Atos TRC: "hardware-gated" Windows drivers can be made BYOVD-exploitable in software

Research from the Atos Trusted Research Center (referenced by NDSS Symposium 2026 paper 2026-s1491), resurfaced in in-window reporting on 2026-05-22, argues that a large class of Windows kernel-mode drivers previously treated as BYOVD-resistant — because triggering their vulnerable IOCTL paths supposedly required physical hardware — can be made fully exploitable without that hardware (The Hacker News, 2026-05-22). Three techniques remove the gate: binding a PnP driver's AddDevice callback to a software-emulated device with an attacker-chosen hardware ID (via SetupAPI / the Software Device API); filter-driver restacking on disk/storage device stacks to bind otherwise-unloadable drivers; and direct registry manipulation under HKLM\SYSTEM\CurrentControlSet\Control\Class to associate a vulnerable driver with an existing device object. The write-up frames these against real-world example drivers to show IOCTL code paths reachable without the assumed hardware (Atos TRC, 2026-04-17).

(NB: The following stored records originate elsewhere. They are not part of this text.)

@@ -1167,7 +1467,18 @@
     P->npacked = B.npacked;
     P->nrhet = B.nrhet;
     P->nrpacked = B.nrpacked;
+    P->ntwo = B.ntwo;
     if (P->nunits == 0) return 0;
+    if (P->ntwo > 0) {
+        static bool attr2_set = false;
+        if (!attr2_set) {
+            if (hipFuncSetAttribute((const void*)hq_k_brick2, hipFuncAttributeMaxDynamicSharedMemorySize, HQ_B2_LDS) != hipSuccess) { g_patch_err = "hq_k_brick2: LDS attribute"; return -3; }
+            attr2_set = true;
+        }
+        if (hipMalloc((void**)&P->d_demoted, (size_t)P->ntwo) != hipSuccess) { g_patch_err = "hipMalloc failed"; return -2; }
+        if (hipMemset(P->d_demoted, 0, (size_t)P->ntwo) != hipSuccess) { g_patch_err = "memset failed"; return -3; }
+        *bytes += P->ntwo;
+    }
     if (P->nhet + P->nrhet > 0) {
         if (P->nhet > P->npacked || P->nrhet > P->nrpacked) {
             if (hipMalloc((void**)&P->d_coef, 8 * B.coef.size()) != hipSuccess) { g_patch_err = "hipMalloc failed"; return -2; }
@@ -1217,6 +1528,25 @@
 {
     if (P->d_src_ptr) { hipFree(P->d_src_ptr); P->d_src_ptr = nullptr; }
     if (P->d_src_ent) { hipFree(P->d_src_ent); P->d_src_ent = nullptr; }
+    P->ndemoted = 0;
+    if (P->ntwo > 0) {
+        if (hipMemset(P->d_demoted, 0, (size_t)P->ntwo) != hipSuccess) return -3;
+        if (nloaded > 0) {
+            std::vector<int32_t> sorted(loaded, loaded + nloaded);
+            std::sort(sorted.begin(), sorted.end());
+            int32_t* d_sorted = nullptr;
+            if (hipMalloc((void**)&d_sorted, 4 * sorted.size()) != hipSuccess) return -2;
+            std::vector<uint8_t> flags((size_t)P->ntwo, 0);
+            bool ok = hipMemcpy(d_sorted, sorted.data(), 4 * sorted.size(), hipMemcpyHostToDevice) == hipSuccess;
+            if (ok) {
+                hq_k_brick2_demote<<<P->ntwo, 256, 0, nullptr>>>(P->ntwo, P->d_units, P->d_tab, nloaded, d_sorted, P->d_demoted);
+                ok = hipMemcpy(flags.data(), P->d_demoted, (size_t)P->ntwo, hipMemcpyDeviceToHost) == hipSuccess;
+            }
+            hipFree(d_sorted);
+            if (!ok) return -3;
+            for (uint8_t f : flags) P->ndemoted += f != 0;
+        }
+    }
     if (nloaded <= 0 || P->nunits == 0) return 0;
     std::vector<std::array<int32_t, 3>> rec;
     for (int32_t i = 0; i < nloaded; i++) {
@@ -1245,14 +1575,26 @@
 }
 
 static void hq_brick_launch(const hq_brick_plan* P, const hq_real* u1, const hq_real* u2, hq_real* un, const double* nt3,
-                            const double* F, double dt2, hipStream_t stream, bool light = false)
+                            const double* F, double dt2, hipStream_t stream, bool light = false, int pair = 0, hq_real* u4 = nullptr)
 {
+    if (pair == 1 && P->ntwo > 0) {
+        const int per_xcd = (P->ntwo + 7) / 8;
+        hq_k_brick2<<<per_xcd * 8, HQ_B2_THREADS, HQ_B2_LDS, stream>>>(P->ntwo, per_xcd, P->d_units, P->d_tab, P->d_demoted, u1, u2, un, u4, hq_stencil().c);
+    }
+    if (pair && P->ndemoted > 0) {
+        const int per_xcd = (P->ntwo + 7) / 8;
+        const int32_t* sp = P->d_src_ptr;
+        hq_k_brick<false, false><<<per_xcd * 8, HQ_BK_THREADS, 0, stream>>>(P->ntwo, per_xcd, P->d_units, P->d_tab, u1, u2, un, nt3, sp, P->d_src_ent,
+                                                                            (sp ? F : nullptr), dt2, hq_stencil().c, P->d_demoted);
+    }
     const int32_t cnt[7] = { P->nsame - P->nrag, P->nunits - P->nsame - P->nhet - P->nrhet, P->nhet - P->npacked, P->npacked, P->nrag,
                              P->nrhet - P->nrpacked, P->nrpacked };
     int32_t first = 0;
+    const int32_t skip = pair ? P->ntwo : 0;
     for (int k4 = 0; k4 < 7; k4++) {
         const int k = k4 == 0 ? 0 : (k4 == 1 ? 4 : (k4 < 5 ? k4 - 1 : k4));
-        const int32_t count = cnt[k];
+        int32_t count = cnt[k];
+        if (k == 0 && skip) { first += skip; count -= skip; }
         if (count <= 0) continue;
         const int per_xcd = (count + 7) / 8;
         const int32_t* sp = P->d_src_ptr ? P->d_src_ptr + first : nullptr;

Why it matters to us: BYOVD is a staple kernel-level EDR-bypass technique for ransomware affiliates and APTs operating against EU/CH targets, and this work expands the effective LOLDrivers attack surface — vulnerable-driver blocklists that implicitly assume a hardware prerequisite need re-evaluation. Hunt HKLM\SYSTEM\CurrentControlSet\Control\Class writes to UpperFilters/LowerFilters/ClassFilters from non-SYSTEM processes (Sysmon EID 13), driver-load events (Sysmon EID 6) for drivers loaded from user-writable paths, and streaming/thunk-class kernel drivers loaded by a non-system process. Hardening: enforce the Microsoft Vulnerable Driver Blocklist (WDAC) and HVCI/Memory Integrity, and re-test blocklist coverage against these hardware-gate-bypass techniques. ATT&CK T1068, T1014, T1562.001.